News Article | May 25, 2017
Site: www.sciencedaily.com

Inflammation is the process by which the body responds to injury or infection but when this process becomes out of control it can cause disease. Monash Biomedicine Discovery Institute (BDI) researchers, in collaboration with the Monash Institute of Pharmaceutical Sciences (MIPS), have shed light on a key aspect of the process. Their findings may help guide the development of new treatments of inflammatory diseases such as atherosclerosis, which can lead to heart attack or stroke, and type 2 diabetes.
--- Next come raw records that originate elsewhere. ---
## Build specialised kernel with iterative-ILP scheduler, falling back to default on probe mismatch

```diff
diff --git a/include/tagdust_hip.h b/include/tagdust_hip.h
--- a/include/tagdust_hip.h
+++ b/include/tagdust_hip.h
@@ -77,6 +77,7 @@
 int td_set_option(td_ctx* ctx, const char* name, int32_t value);
 int td_get_option(td_ctx* ctx, const char* name, int32_t* value);
 int64_t td_spec_source(const td_model_desc* model, char* buf, int64_t cap);
+int td_spec_key(const td_model_desc* model, const char* sched, uint64_t* key);
 int td_spec_prune_info(const td_model_desc* model, int32_t lcap, float* tab, float* z, int32_t* n_seg, int32_t* sfx_first);
 int td_spec_restart_info(const td_model_desc* model, int32_t lcap, float* tab, int32_t* restart);
 #define TD_PROBE_READS     256
diff --git a/tagdust_amd/csrc/td_api.hip b/tagdust_amd/csrc/td_api.hip
--- a/tagdust_amd/csrc/td_api.hip
+++ b/tagdust_amd/csrc/td_api.hip
@@ -271,6 +271,11 @@
 	if (!strcmp(name, "poison_workspace")) { c->poison = value != 0; return TD_OK; }
 	if (!strcmp(name, "async_compile")) { c->spec.async_compile = value != 0; return TD_OK; }
 	if (!strcmp(name, "spec_probe")) { c->spec.probe = value != 0; return TD_OK; }
+	if (!strcmp(name, "spec_sched")) {
+		if (value != 0 && value != TD_SCHED_DEFAULT && value != TD_SCHED_ILP) return fail(c, "td_set_option: spec_sched must be 0 (TD_SPEC_SCHED or the built-in choice), 1 (default) or 2 (iterative-ilp)");
+		c->spec.sched = value;
+		return TD_OK;
+	}
 	if (!strcmp(name, "compact_egress")) { c->compact_egress = value != 0; return TD_OK; }
 	if (!strcmp(name, "stable_input")) {
 		if (tickets_outstanding(c)) return fail(c, "td_set_option: stable_input cannot change while tickets are outstanding");
@@ -312,6 +317,8 @@
 	if (!strcmp(name, "pipeline_depth")) { *value = c->pipeline_depth; return TD_OK; }
 	if (!strcmp(name, "async_compile")) { *value = c->spec.async_compile; return TD_OK; }
 	if (!strcmp(name, "spec_probe")) { *value = c->spec.probe; return TD_OK; }
+	if (!strcmp(name, "spec_sched")) { *value = c->spec.sched; return TD_OK; }
+	if (!strcmp(name, "spec_sched_active")) { *value = c->spec.ready ? c->spec.sched_active : 0; return TD_OK; }
 	if (!strcmp(name, "spec_state")) { *value = spec_state_now(c); return TD_OK; }
 	if (!strcmp(name, "spec_batches_generic")) { *value = c->spec.batches_generic; return TD_OK; }
 	if (!strcmp(name, "spec_compiles_started")) { *value = td_spec_compiles_started(); return TD_OK; }
diff --git a/tagdust_amd/csrc/td_ctx.h b/tagdust_amd/csrc/td_ctx.h
--- a/tagdust_amd/csrc/td_ctx.h
+++ b/tagdust_amd/csrc/td_ctx.h
@@ -134,6 +134,9 @@
 	int block = 256, waves_per_cu = 8;
 	int async_compile = 0;
 	int probe = 1;
+	int sched = 0;
+	int sched_active = 0;
+	int job_sched = 0;
 	int state = 0;
 	int batches_generic = 0;
 	int probe_us = 0;
diff --git a/tagdust_amd/csrc/td_jit.h b/tagdust_amd/csrc/td_jit.h
--- a/tagdust_amd/csrc/td_jit.h
+++ b/tagdust_amd/csrc/td_jit.h
@@ -3,6 +3,9 @@
 #include <vector>
 #include "../../include/tagdust_hip.h"
 #include "td_device.h"
+
+#define TD_SCHED_DEFAULT 1
+#define TD_SCHED_ILP 2
 
 struct TdSpecKnobs {
 	int block = 512;
@@ -19,7 +22,11 @@
 	int profile = 0;
 	int prune_stats = -1;
 	std::string extra_opts;
+	int sched = TD_SCHED_ILP;
+	int extra_opts_sched = 0;
 };
+int td_spec_sched_parse(const char* name);
+const char* td_spec_sched_name(int sched);
 TdSpecKnobs td_spec_knobs(void);
 
 #define TD_PRUNE_TABLES 16
diff --git a/tagdust_amd/csrc/td_jit.hip b/tagdust_amd/csrc/td_jit.hip
--- a/tagdust_amd/csrc/td_jit.hip
+++ b/tagdust_amd/csrc/td_jit.hip
@@ -47,8 +47,17 @@
 	k.firstseg = flag("TD_SPEC_FIRSTSEG", k.firstseg);
 	k.prune_stats = flag("TD_SPEC_PRUNE_STATS", k.prune_stats);
 	if (const char* e = getenv("TD_SPEC_EXTRA_OPTS")) k.extra_opts = e;
+	if (const int v = td_spec_sched_parse(getenv("TD_SPEC_SCHED"))) k.sched = v;
+	k.extra_opts_sched = td_spec_sched_parse(getenv("TD_SPEC_EXTRA_OPTS_SCHED"));
 	return k;
 }
+
+int td_spec_sched_parse(const char* name)
+{
+	if (!name) return 0;
+	return !strcmp(name, "default") ? TD_SCHED_DEFAULT : !strcmp(name, "iterative-ilp") ? TD_SCHED_ILP : 0;
+}
+const char* td_spec_sched_name(int sched) { return sched == TD_SCHED_ILP ? "iterative-ilp" : "default"; }
 
 namespace {
 int pure_last(const td_model_desc* m, int j, int col_off)
@@ -388,7 +397,9 @@
 			else cur += *c;
 		}
 	}
-	for (const std::string& o : extra) opts.push_back(o.c_str());
+	if (p.k.sched == TD_SCHED_ILP) { opts.push_back("-mllvm"); opts.push_back("-amdgpu-sched-strategy=iterative-ilp"); }
+	if (!p.k.extra_opts_sched || p.k.extra_opts_sched == p.k.sched)
+		for (const std::string& o : extra) opts.push_back(o.c_str());
 	std::string keytext = src;
 	for (const char* o : opts) keytext += std::string(" ") + o;
 	{
@@ -497,6 +508,17 @@
 	return 0;
 }
 
+extern "C" int td_spec_key(const td_model_desc* model, const char* sched, uint64_t* key)
+{
+	if (!model || !key) return -1;
+	TdSpecKnobs k = td_spec_knobs();
+	if (sched) { const int v = td_spec_sched_parse(sched); if (!v) return -1; k.sched = v; }
+	const TdSpecPlan p = td_spec_plan(model, k);
+	std::vector<char> none;
+	std::string log;
+	return td_spec_compile(model, p, p.k.lsum_oob, 0, none, log, key, true) == TD_OK ? 0 : -1;
+}
+
 extern "C" int64_t td_spec_source(const td_model_desc* model, char* buf, int64_t cap)
 {
 	if (!model) return -1;
diff --git a/tagdust_amd/csrc/td_spec_host.hip b/tagdust_amd/csrc/td_spec_host.hip
--- a/tagdust_amd/csrc/td_spec_host.hip
+++ b/tagdust_amd/csrc/td_spec_host.hip
@@ -169,10 +169,10 @@
 	return TD_OK;
 }
 
-static int load_spec_kernel(td_ctx* c, int lsum_oob, int window = -1);
-static int start_spec_job(td_ctx* c, int lsum_oob, int window);
-
-static int install_spec_kernel(td_ctx* c, const std::vector<char>& code, uint64_t key, int lsum_oob, int window, bool background)
+static int load_spec_kernel(td_ctx* c, int lsum_oob, int window = -1, int sched = 0);
+static int start_spec_job(td_ctx* c, int lsum_oob, int window, int sched = 0);
+
+static int install_spec_kernel(td_ctx* c, const std::vector<char>& code, uint64_t key, int lsum_oob, int window, int sched, bool background)
 {
 	TdSpecState& sp = c->spec;
 	if (spec_unload(c) != TD_OK) return TD_FAIL;
@@ -231,39 +231,48 @@
 			g_probe_verdicts[{ key, c->device }] = v;
 		}
 		if (v.mismatches != 0) {
-			fprintf(stderr, "tagdust_hip: PROBE REJECTED the specialised kernel %016llx on device %d: %d of %d probe reads differ from the generic "
-			        "kernel, first at read %d, field %s%s.  This context decodes with the generic kernel: correct, about ten times slower.\n",
-			        (unsigned long long)key, c->device, v.mismatches, TD_PROBE_READS, v.read, probe_field_name(v.field), known ? " (verdict of an earlier load)" : "");
+			const bool retry = sched == TD_SCHED_ILP;
+			fprintf(stderr, "tagdust_hip: PROBE REJECTED the specialised kernel %016llx (machine scheduler: %s) on device %d: %d of %d probe reads differ "
+			        "from the generic kernel, first at read %d, field %s%s.  %s\n",
+			        (unsigned long long)key, td_spec_sched_name(sched), c->device, v.mismatches, TD_PROBE_READS, v.read, probe_field_name(v.field),
+			        known ? " (verdict of an earlier load)" : "",
+			        retry ? "The same source is built with the default scheduler instead."
+			              : "This context decodes with the generic kernel: correct, about ten times slower.");
 			if (spec_unload(c) != TD_OK) return TD_FAIL;
+			if (retry) return background ? start_spec_job(c, lsum_oob, window, TD_SCHED_DEFAULT) : load_spec_kernel(c, lsum_oob, window, TD_SCHED_DEFAULT);
 			sp.state = 4;
 			return TD_OK;
 		}
 	}
-	sp.ready = true; sp.window = window != 0; sp.oob = lsum_oob != 0;
+	sp.ready = true; sp.window = window != 0; sp.oob = lsum_oob != 0; sp.sched_active = sched;
 	sp.state = 3;
 	return TD_OK;
 }
 
-static int load_spec_kernel(td_ctx* c, int lsum_oob, int window)
+static int load_spec_kernel(td_ctx* c, int lsum_oob, int window, int sched)
 {
 	if (window < 0) window = c->match_len > 0;
 	if (spec_unload(c) != TD_OK) return TD_FAIL;
 	std::vector<char> code;
 	std::string log;
 	uint64_t key = 0;
-	if (td_spec_compile(&c->model.d, c->spec.plan, lsum_oob, window, code, log, &key) != TD_OK) {
+	TdSpecPlan plan = c->spec.plan;
+	if (sched) plan.k.sched = sched; else sched = plan.k.sched;
+	if (td_spec_compile(&c->model.d, plan, lsum_oob, window, code, log, &key) != TD_OK) {
 		c->spec.state = 5;
 		return fail(c, "td_model_upload: specialised kernel did not compile: %.400s", log.c_str());
 	}
-	return install_spec_kernel(c, code, key, lsum_oob, window, false);
-}
-
-static int start_spec_job(td_ctx* c, int lsum_oob, int window)
+	return install_spec_kernel(c, code, key, lsum_oob, window, sched, false);
+}
+
+static int start_spec_job(td_ctx* c, int lsum_oob, int window, int sched)
 {
 	std::vector<char> none;
 	std::string log;
 	uint64_t key = 0;
-	(void)td_spec_compile(&c->model.d, c->spec.plan, lsum_oob, window, none, log, &key, true);
+	TdSpecPlan plan = c->spec.plan;
+	if (sched) plan.k.sched = sched; else sched = plan.k.sched;
+	(void)td_spec_compile(&c->model.d, plan, lsum_oob, window, none, log, &key, true);
 	static std::once_flag at_exit_once;
 	std::call_once(at_exit_once, [] { (void)atexit(wait_for_all_spec_jobs); });
 	std::shared_ptr<SpecJob> job;
@@ -274,13 +283,13 @@
 		if (it != g_jobs.end()) job = it->second.lock();
 		if (!job) {
 			job = std::make_shared<SpecJob>();
-			job->key = key; job->model.assign(&c->model.d); job->plan = c->spec.plan; job->lsum_oob = lsum_oob; job->window = window;
+			job->key = key; job->model.assign(&c->model.d); job->plan = plan; job->lsum_oob = lsum_oob; job->window = window;
 			SpecJob* raw = job.get();
 			job->th = std::thread([raw] { raw->run(); });
 			g_jobs[key] = job;
 		}
 	}
-	c->spec.job = job; c->spec.job_oob = lsum_oob; c->spec.job_window = window;
+	c->spec.job = job; c->spec.job_oob = lsum_oob; c->spec.job_window = window; c->spec.job_sched = sched;
 	c->spec.state = 1;
 	return TD_OK;
 }
@@ -300,7 +309,7 @@
 	c->spec.state = 2;
 	HIPCHK(c, hipSetDevice(c->device));
 	HIPCHK(c, sync_compute(c));
-	return install_spec_kernel(c, job->code, job->key, c->spec.job_oob, c->spec.job_window, true);
+	return install_spec_kernel(c, job->code, job->key, c->spec.job_oob, c->spec.job_window, c->spec.job_sched, true);
 }
 
 extern "C" int td_spec_wait(td_ctx* c)
@@ -350,6 +359,7 @@
 	scan(m->sM, m->C); scan(m->sI, m->C); scan(m->skip, m->S); scan(m->bg, 5);
 	sp.maxabs = mx;
 	sp.plan = td_spec_plan(m, td_spec_knobs());
+	if (sp.sched) sp.plan.k.sched = sp.sched;
 	sp.block = sp.plan.k.block;
 	const int wpb = sp.block / TD_WAVE;
 	const int blocks_per_cu = std::min(2, std::max(1, 32 / wpb));
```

Published today in the journal Science Signaling, the research reveals how certain proteins cause the white blood cells that play a central role in inflammatory responses to behave in different ways. White blood cells are beneficial in helping to eliminate invading microorganisms or repair damaged tissue, but they can prolong the response and damage healthy tissues, leading to disease. The proteins, called chemokines, are secreted into blood vessels and activate chemokine receptors embedded in the outer membranes of the white blood cells. While it was previously thought that this occurred like an on-off switch, the scientists found that the chemokine receptor can behave more like a 'dimmer switch' with one chemokine giving a strong signal and another giving a weaker signal. They found that different responses can be caused by different chemokines activating the same receptor. This explained for the first time the mechanism by which white blood cells produced varying responses: a strong short-lived response (acute inflammation) or a steady, longer-lived response (chronic inflammation). "Until now, we did not understand how this was possible," said co-lead author Associate Professor Martin Stone. "Our work has identified the specific features of chemokines and receptors that are involved in their inflammatory activity," Associate Professor Stone said. "The ultimate goal is to develop anti-inflammatory drugs that target these molecules," he said. The findings, which Associate Professor Stone presented at an international conference on cell signalling last week, will have wide implications as the proteins involved are essential to all inflammatory diseases. Associate Professor Stone, who heads a laboratory in the Infection and Immunity Program at the Monash BDI collaborated closely with co-lead author Dr Meritxell Canals from MIPS. First author was PhD student Mrs Zil E. Huma.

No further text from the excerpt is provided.